I had a wretched Richland Arms Flintlock back in the olden days that had a similar limp lock problem. I bought a replacement flintlock that solved the ignition problem with no trouble at all.
You may find that the lock on your rifle was standard lock available from a number of sourcesIf you could photograph the spring and took accurate measurements you might find there are a lot of springs that would fit you lock.


I would also like to hear if you have any good luck with your Ricjland Arms rifle because mine was more than a lemon, A grapefruit comes to mind. I doubt very much R Arms people had a proprietary gun lock. I think they were parts assemblers which is OK I guess but it might indicate that somewhere there are a bunch less limp springs.

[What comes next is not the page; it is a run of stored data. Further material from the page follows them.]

+      const int64_t qu = q + (int64_t)u * blockDim.x;
+      v[u] = qu < nv ? kv[qu] : make_uint4(RASTER_NO_BIN, RASTER_NO_BIN, RASTER_NO_BIN, RASTER_NO_BIN);
+    }
+#pragma unroll
+    for (int u = 0; u < RASTER_KEY_VECS; u++) {
+      raster_tile_count_key(cnt, v[u].x, col0, ncol, ncls, rows);
+      raster_tile_count_key(cnt, v[u].y, col0, ncol, ncls, rows);
+      raster_tile_count_key(cnt, v[u].z, col0, ncol, ncls, rows);
+      raster_tile_count_key(cnt, v[u].w, col0, ncol, ncls, rows);
+    }
   }
+  const int64_t tail = head + 4 * nv + threadIdx.x;
+  if (tail < n) raster_tile_count_key(cnt, keys[tail], col0, ncol, ncls, rows);
 }
 __device__ __forceinline__ void raster_tile_write(const unsigned int* cnt, int col0, int ncol, int ncls, int rows, int cols,
                                                   int rf, float* __restrict__ img, float* __restrict__ pk) {
@@ -98,15 +121,17 @@
   size_t lds;
   bool keyed;
 };
-static inline bool raster_shape(int ncls, int rows, int cols, RasterShape* out) {
+#define RASTER_KEYED_TILES 256
+static inline bool raster_shape(int ncls, int rows, int cols, bool with_keys, RasterShape* out) {
   const int64_t per_col = (int64_t)ncls * rows * 4;
   if (per_col > RASTER_MAX_LDS) return false;
+  out->keyed = cols <= RASTER_KEY_MAX_COLS && rows <= RASTER_KEY_MAX_ROWS;
   int cpt = (int)std::max<int64_t>(1, (64 * 1024) / per_col);
   cpt = std::min(cpt, cols);
-  while (cpt > 1 && cdiv(cols, cpt) < 32) cpt = (cpt + 1) / 2;
+  const int want = (with_keys && out->keyed) ? RASTER_KEYED_TILES : 32;
+  while (cpt > 1 && cdiv(cols, cpt) < want) cpt = (cpt + 1) / 2;
   out->cpt = cpt;
   out->lds = (size_t)cpt * per_col;
-  out->keyed = cols <= RASTER_KEY_MAX_COLS && rows <= RASTER_KEY_MAX_ROWS;
   return true;
 }
 static inline hipError_t raster_allow_lds(const void* kernel, size_t lds, bool* attr_set) {
diff --git a/top_down_renderer_amd/csrc/tdr_score.hip b/top_down_renderer_amd/csrc/tdr_score.hip
--- a/top_down_renderer_amd/csrc/tdr_score.hip
+++ b/top_down_renderer_amd/csrc/tdr_score.hip
@@ -569,14 +569,25 @@
   unsigned long long tot[TDR_MAX_CLASSES], norm = 0, known = 0;
 #pragma unroll
   for (int k = 0; k < TDR_MAX_CLASSES; k++) tot[k] = 0;
-  for (int c = t; c < nch; c += 4) {
-    const uint32_t* o = a.ipart + (int64_t)c * rows * a.npad + slot;
+  for (int c = t; c < nch; c += 8) {
+    const bool two = c + 4 < nch;
+    const uint32_t* o0 = a.ipart + (int64_t)c * rows * a.npad + slot;
+    const uint32_t* o1 = a.ipart + (int64_t)(two ? c + 4 : c) * rows * a.npad + slot;
+    uint32_t v0[2 * TDR_MAX_CLASSES], v1[2 * TDR_MAX_CLASSES];
+#pragma unroll
+    for (int k = 0; k < 2 * TDR_MAX_CLASSES; k++)
+      if (k < 2 * a.ncls) { v0[k] = o0[(int64_t)k * a.npad]; v1[k] = o1[(int64_t)k * a.npad]; }
+    const uint32_t n0 = o0[(int64_t)(2 * a.ncls) * a.npad], k0 = o0[(int64_t)(2 * a.ncls + 1) * a.npad];
+    const uint32_t n1 = o1[(int64_t)(2 * a.ncls) * a.npad], k1 = o1[(int64_t)(2 * a.ncls + 1) * a.npad];
 #pragma unroll
     for (int k = 0; k < TDR_MAX_CLASSES; k++)
-      if (k < a.ncls)
-        tot[k] += (unsigned long long)o[(int64_t)(2 * k) * a.npad] | ((unsigned long long)o[(int64_t)(2 * k + 1) * a.npad] << 32);
-    norm += o[(int64_t)(2 * a.ncls) * a.npad];
-    known += o[(int64_t)(2 * a.ncls + 1) * a.npad];
+      if (k < a.ncls) {
+        tot[k] += (unsigned long long)v0[2 * k] | ((unsigned long long)v0[2 * k + 1] << 32);
+        if (two) tot[k] += (unsigned long long)v1[2 * k] | ((unsigned long long)v1[2 * k + 1] << 32);
+      }
+    norm += n0;
+    known += k0;
+    if (two) { norm += n1; known += k1; }
   }
   if (t > 0) {
 #pragma unroll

Sometimes rifles that are hesitant to fire are because the cap is too tight and the first shot pushes it in place and the second "shot: fires it.

Dutch Schoultz

Went to a gun show last weekend and picked up a Richland Arms percussion rifle...just because it didn't look too bad and was cheap. It sat around here for a few days, and I broke it all down and cleaned it all up and did some minor repairs. The barrel looks like it should shoot okay as there isn't any pitting in it. I tried popping a couple caps just to make sure the flash channel was clear, and it took two drops of the hammer on each one to make them go off...so I am assuming the lock spring is too weak. I thought it felt a little weak, but this sure confirmed it.
Anyone out there have any idea where I could find another spring? I know the company went out of business in the 80's, but thought maybe someone would know of a source of parts for one.
 
I have a Richland Arms Hawken rifle and it is an Investarms made rifle from Italy. Same company that makes the Lyman. Guessing parts should be available through Investarms. Greg :)
 
I took the lock apart, cleaned and lubed it. I also did a slight tweak to the hammer to change the angle it struck the cap, and now it fires every time. I needed to change out the sights also as they were nothing you would expect to use to shoot accurately. Hopefully I can tweak the sights to make them align as they should be and make the rifle shoot where I point it. I don't even know why I bought this thing, as I have a lot of quality muzzleloaders now...but I guess it's just another thing for an old retired guy to play with. Thanks for the help guys !!
 
I had one of those a while back. It was a pretty good rifle for the cost. The one I had had a serious knot and crack through the center of the stock. I repaired and refinished it. The target picture is from the first time shooting it after refinish.